Further productivity increases and economic growth (remember, the current predictions of a future funding shortfall are based on pretty pessimistic forecasts about the economy) might solve the problem without our doing anything at all, but it’s unwise to count on that. The best solution probably comes from some combination of the following:
1) Keep phasing in increases to the retirement age in future generations as and if life expectancies continue to increase. (My mom qualified for her full SS benefits at age 65, I won’t qualify till I’m 67, and I’ll get extra benefits if I don’t retire till 70—I don’t have a problem with that.)
2) Raise the cap on the SS payroll tax. At present, the SS payroll tax applies only to about the first $90,000 of salary—anything earned above that is absolutely tax-free as far as SS is concerned. This is done to make SS less redistributive, so that higher-salary workers don’t end up putting into the system heaps and heaps more than they get out of it in SS benefits. I think the basic idea is fine, but raising the cap a couple dozen K would significantly ease the funding issues without soaking the rich very much.

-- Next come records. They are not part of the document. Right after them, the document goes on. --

__global__ void __launch_bounds__(64 * SK_WAVES) skinny_rows_kernel(const IgParams p) {
    const IgPhase& ph = p.ph[0];
    const int R = ph.K, J = p.M, N = p.B, ld = ph.ld;
    const int lane = threadIdx.x & 63, wid = __builtin_amdgcn_readfirstlane((int)threadIdx.x >> 6);
    const int j = blockIdx.x * 64 + lane;
    const int n0 = blockIdx.y * SK_NT;
    const bool jok = j < ld;
    const float* __restrict__ P = ph.wp + (jok ? j : 0);
    const float* __restrict__ in = p.in;
    float acc[SK_NT];
#pragma unroll
    for (int t = 0; t < SK_NT; ++t) acc[t] = 0.0f;
    const int nchunk = (R + SK_RC - 1) / SK_RC;
    float cur[SK_RC], nxt[SK_RC];
    if (wid < nchunk) {
#pragma unroll
        for (int i = 0; i < SK_RC; ++i) cur[i] = P[(long long)(wid * SK_RC + i) * ld];
    }
    for (int c = wid; c < nchunk; c += SK_WAVES) {
        const int r0 = c * SK_RC;
        if (c + SK_WAVES < nchunk) {
#pragma unroll
            for (int i = 0; i < SK_RC; ++i) nxt[i] = P[(long long)(r0 + SK_WAVES * SK_RC + i) * ld];
        }
        if (r0 + SK_RC <= R) {
#pragma unroll
            for (int t = 0; t < SK_NT; ++t) {
                if (n0 + t < N) {
                    const float* __restrict__ xr = in + (long long)(n0 + t) * p.in_bs + r0;
#pragma unroll
                    for (int i = 0; i < SK_RC; ++i) acc[t] = fmaf(xr[i], cur[i], acc[t]);
                }
            }
        } else {
#pragma unroll
            for (int t = 0; t < SK_NT; ++t) {
                if (n0 + t < N) {
                    const float* __restrict__ xr = in + (long long)(n0 + t) * p.in_bs + r0;
#pragma unroll
                    for (int i = 0; i < SK_RC; ++i) {
                        const float xv = r0 + i < R ? xr[i] : 0.0f;
                        acc[t] = fmaf(xv, cur[i], acc[t]);
                    }
                }
            }
        }
#pragma unroll
        for (int i = 0; i < SK_RC; ++i) cur[i] = nxt[i];
    }
    __shared__ float red[SK_WAVES][SK_NT][64];
#pragma unroll
    for (int t = 0; t < SK_NT; ++t) red[wid][t][lane] = acc[t];
    __syncthreads();
    if (wid < SK_NT) {
        const int n = n0 + wid;
        float am = 0.0f;
        if (n < N && j < J) {
            float s = red[0][wid][lane];
#pragma unroll
            for (int w = 1; w < SK_WAVES; ++w) s += red[w][wid][lane];
            const float sc = p.scale ? p.scale[(p.scale_bg ? n / p.scale_bg : 0) * p.scale_stride] : 1.0f;
            float v = fmaf(s, sc, p.bias ? p.bias[j] : 0.0f);
            if (p.mul_pre) { v = roottanh_grad_f(p.mul_pre[(long long)n * p.mul_bs + j], v); am = fabsf(v); }
            p.out[(long long)n * p.out_bs + j] = v;
            if (p.act_out) { const float a = roottanh_f(v); p.act_out[(long long)n * p.act_bs + j] = a; am = fabsf(a); }
        }
        if (p.out_absmax) absmax_publish_wave(am, p.out_absmax);
        if (p.lat && blockIdx.x == 0 && n < N)
            for (int c = lane; c < p.lat_z; c += 64) p.act_out[(long long)n * p.act_bs - p.lat_z + c] = p.lat[(long long)n * p.lat_bs + c];
    }
}

static bool skinny_ok(const IgParams& p) {
    if (p.nphase != 1 || path_disabled("skinny")) return false;
    const IgPhase& ph = p.ph[0];
    return ph.T == 1 && p.H == 1 && p.W == 1 && p.OH == 1 && p.OW == 1 && ph.dy0 == 0 && ph.dx0 == 0 && ph.K >= 1;
}

static void launch_skinny(const IgParams& p, hipStream_t st) {
    skinny_rows_kernel<<<dim3((p.M + 63) / 64, (p.B + SK_NT - 1) / SK_NT), 64 * SK_WAVES, 0, st>>>(p);
}

static bool pointwise_ok(const IgParams& p) {
    if (p.nphase != 1 || path_disabled("pointwise")) return false;
    const IgPhase& ph = p.ph[0];
    const int HW = p.H * p.W;
    return ph.T == 1 && p.istride == 1 && p.ostep == 1 && ph.dy0 == 0 && ph.dx0 == 0 && p.H == p.OH && p.W == p.OW &&
           ph.K >= 1 && ph.K <= 64 && p.M <= 64 && ph.ld >= ((p.M + 15) / 16) * 16 && (HW & 1) == 0 && (p.in_bs & 1) == 0 &&
           (p.out_bs & 1) == 0 && (reinterpret_cast<uintptr_t>(p.in) & 7) == 0 && (reinterpret_cast<uintptr_t>(p.out) & 7) == 0 &&
           (long long)p.B * HW >= 131072 &&
           (!p.act_out || ((p.act_bs & 1) == 0 && (reinterpret_cast<uintptr_t>(p.act_out) & 7) == 0)) &&
           (!p.mul_pre || ((p.mul_bs & 1) == 0 && (reinterpret_cast<uintptr_t>(p.mul_pre) & 7) == 0));
}

template <int PX>
static void launch_pointwise_px(const IgParams& p, hipStream_t st) {
    const long long npx = (long long)p.B * p.H * p.W / PX;
    const int blocks = (int)((npx + 255) / 256);
    const int mt = (p.M + 15) / 16;
    if (mt == 1) conv_pointwise_kernel<16, PX><<<blocks, 256, 0, st>>>(p);
    else if (mt == 2) conv_pointwise_kernel<32, PX><<<blocks, 256, 0, st>>>(p);
    else if (mt == 3) conv_pointwise_kernel<48, PX><<<blocks, 256, 0, st>>>(p);
    else conv_pointwise_kernel<64, PX><<<blocks, 256, 0, st>>>(p);
}

static void launch_pointwise(const IgParams& p, hipStream_t st) {
    if ((long long)p.B * p.H * p.W >= (long long)knob_int("LOCATE_PX2_MIN", 2 * 256 * 1024)) launch_pointwise_px<2>(p, st);
    else launch_pointwise_px<1>(p, st);
}

static int igemm_bm(int M, int nmax, int nphase) {
    if (M % 192 == 0 && M >= 192 && !path_disabled("tall") && !path_disabled("bx6")) {
        const long long tiles = (long long)((nmax + 127) / 128) * (M / 192) * nphase;
        if (tiles >= 512) return 192;
    }
    return pick_bm(M);
}

static int igemm_ksplit(int M, int nmax, int nphase, int min_kpad) {
    const int bm = igemm_bm(M, nmax, nphase);
    const long long tiles = (long long)((nmax + 127) / 128) * ((M + bm - 1) / bm) * nphase;
    const int slots = bm == 192 ? 512 : 768;
    if (tiles >= slots || (tiles >= 512 && tiles % 256 == 0)) return 1;
    const int steps = min_kpad / IG_BK;
    long long want = (slots + tiles - 1) / tiles;
    const int min_steps = (long long)M * nmax <= (1 << 16) ? 2 : 8;
    if (steps < 8) return 1;
    const int max_split = steps / min_steps > 0 ? steps / min_steps : 1;
    if (want > max_split) want = max_split;
    if (want > 64) want = 64;
    if (want > knob_int("LOCATE_KS_MAX", 64)) want = knob_int("LOCATE_KS_MAX", 64);
    return want < 1 ? 1 : (int)want;
}

#define IG_MAX_COUNTERS 1024
struct SplitPlan {
    int ksplit, combine, gx, gy;
    size_t slab_floats;
};

static SplitPlan igemm_split_plan(const IgParams& p, int nmax, bool have_counters) {
    SplitPlan sp;
    const int bm = igemm_bm(p.M, nmax, p.nphase);
    int min_kpad = 1 << 30;
    for (int i = 0; i < p.nphase; ++i) min_kpad = p.ph[i].Kpad < min_kpad ? p.ph[i].Kpad : min_kpad;
    int ks = igemm_ksplit(p.M, nmax, p.nphase, min_kpad);
    if (ks > min_kpad / IG_BK) ks = min_kpad / IG_BK;
    if (ks < 1) ks = 1;
    sp.ksplit = ks;
    sp.gx = (nmax + 127) / 128;
    sp.gy = (p.M + bm - 1) / bm;
    const long long ntiles = (long long)sp.gx * sp.gy * p.nphase;
    const long long tile_floats = (long long)bm * 128;
    const long long legacy = ks > 1 ? (long long)ks * p.B * p.M * p.OH * p.OW : 0;
    const long long fused = ks > 1 ? (long long)ks * ntiles * tile_floats : 0;
    sp.combine = have_counters && ks > 1 && (long long)ks * tile_floats * 4 <= (512 << 10) && ntiles <= IG_MAX_COUNTERS &&
                 fused * 4 < (1ll << 31) && (p.precision == 1 || !path_disabled("bx6")) && !path_disabled("combine");
    sp.slab_floats = (size_t)(sp.combine ? fused : legacy);
    return sp;
}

3) Means-test benefits. At present, everybody who qualifies for SS gets benefits, even if they’ve got scooploads of their own money and the SS check is mere chickenfeed to them. On the one hand, cutting off benefits to the rich who don’t need them would save money; on the other hand, it would weaken the role of SS as a truly universal social insurance scheme, in which everybody who contributes is entitled to get something out of it. I think that’s a very important aspect of SS, so I don’t favor means-testing very much.
4) Raise the payroll tax and/or supplement SS funding with other taxes temporarily. This will probably be part of any realistic funding-crisis solution, but probably can’t bear the whole burden.
5) Boost return on investment by putting some SS funds in the stock market in individual or group accounts. This is what the Administration is currently proposing as the sole fix, and the problems with it are discussed in more detail in the other current thread. Basically, the difficulties are (A) high transition costs (see above), (B) higher overhead costs in managing multiple investment accounts, © greater risk and the need for an additional safety net for unlucky investors, (D) increased vulnerability to antigovernment radicals trying to eliminate SS altogether.
I think it might still be a good idea (I’m still mulling it over) to pursue strategy #5 on a smaller scale as part of a larger, multi-layered solution, for the following reasons:
(1) higher stock market yields could end up providing bigger bang for the retirement-savings buck, if we managed the higher overheads and risk carefully enough;
(2) it might stimulate efforts at individual saving in general, which would be good for our debt-laden finances;
(3) it could be a start to a very long and slow transition to a “save-for-yourself” plan which could avoid the pain of massive short-term transition costs.
So there’s my two cents about the extent to which SS really stands in need of fixing, and the sort of thing that would be most likely to fix it.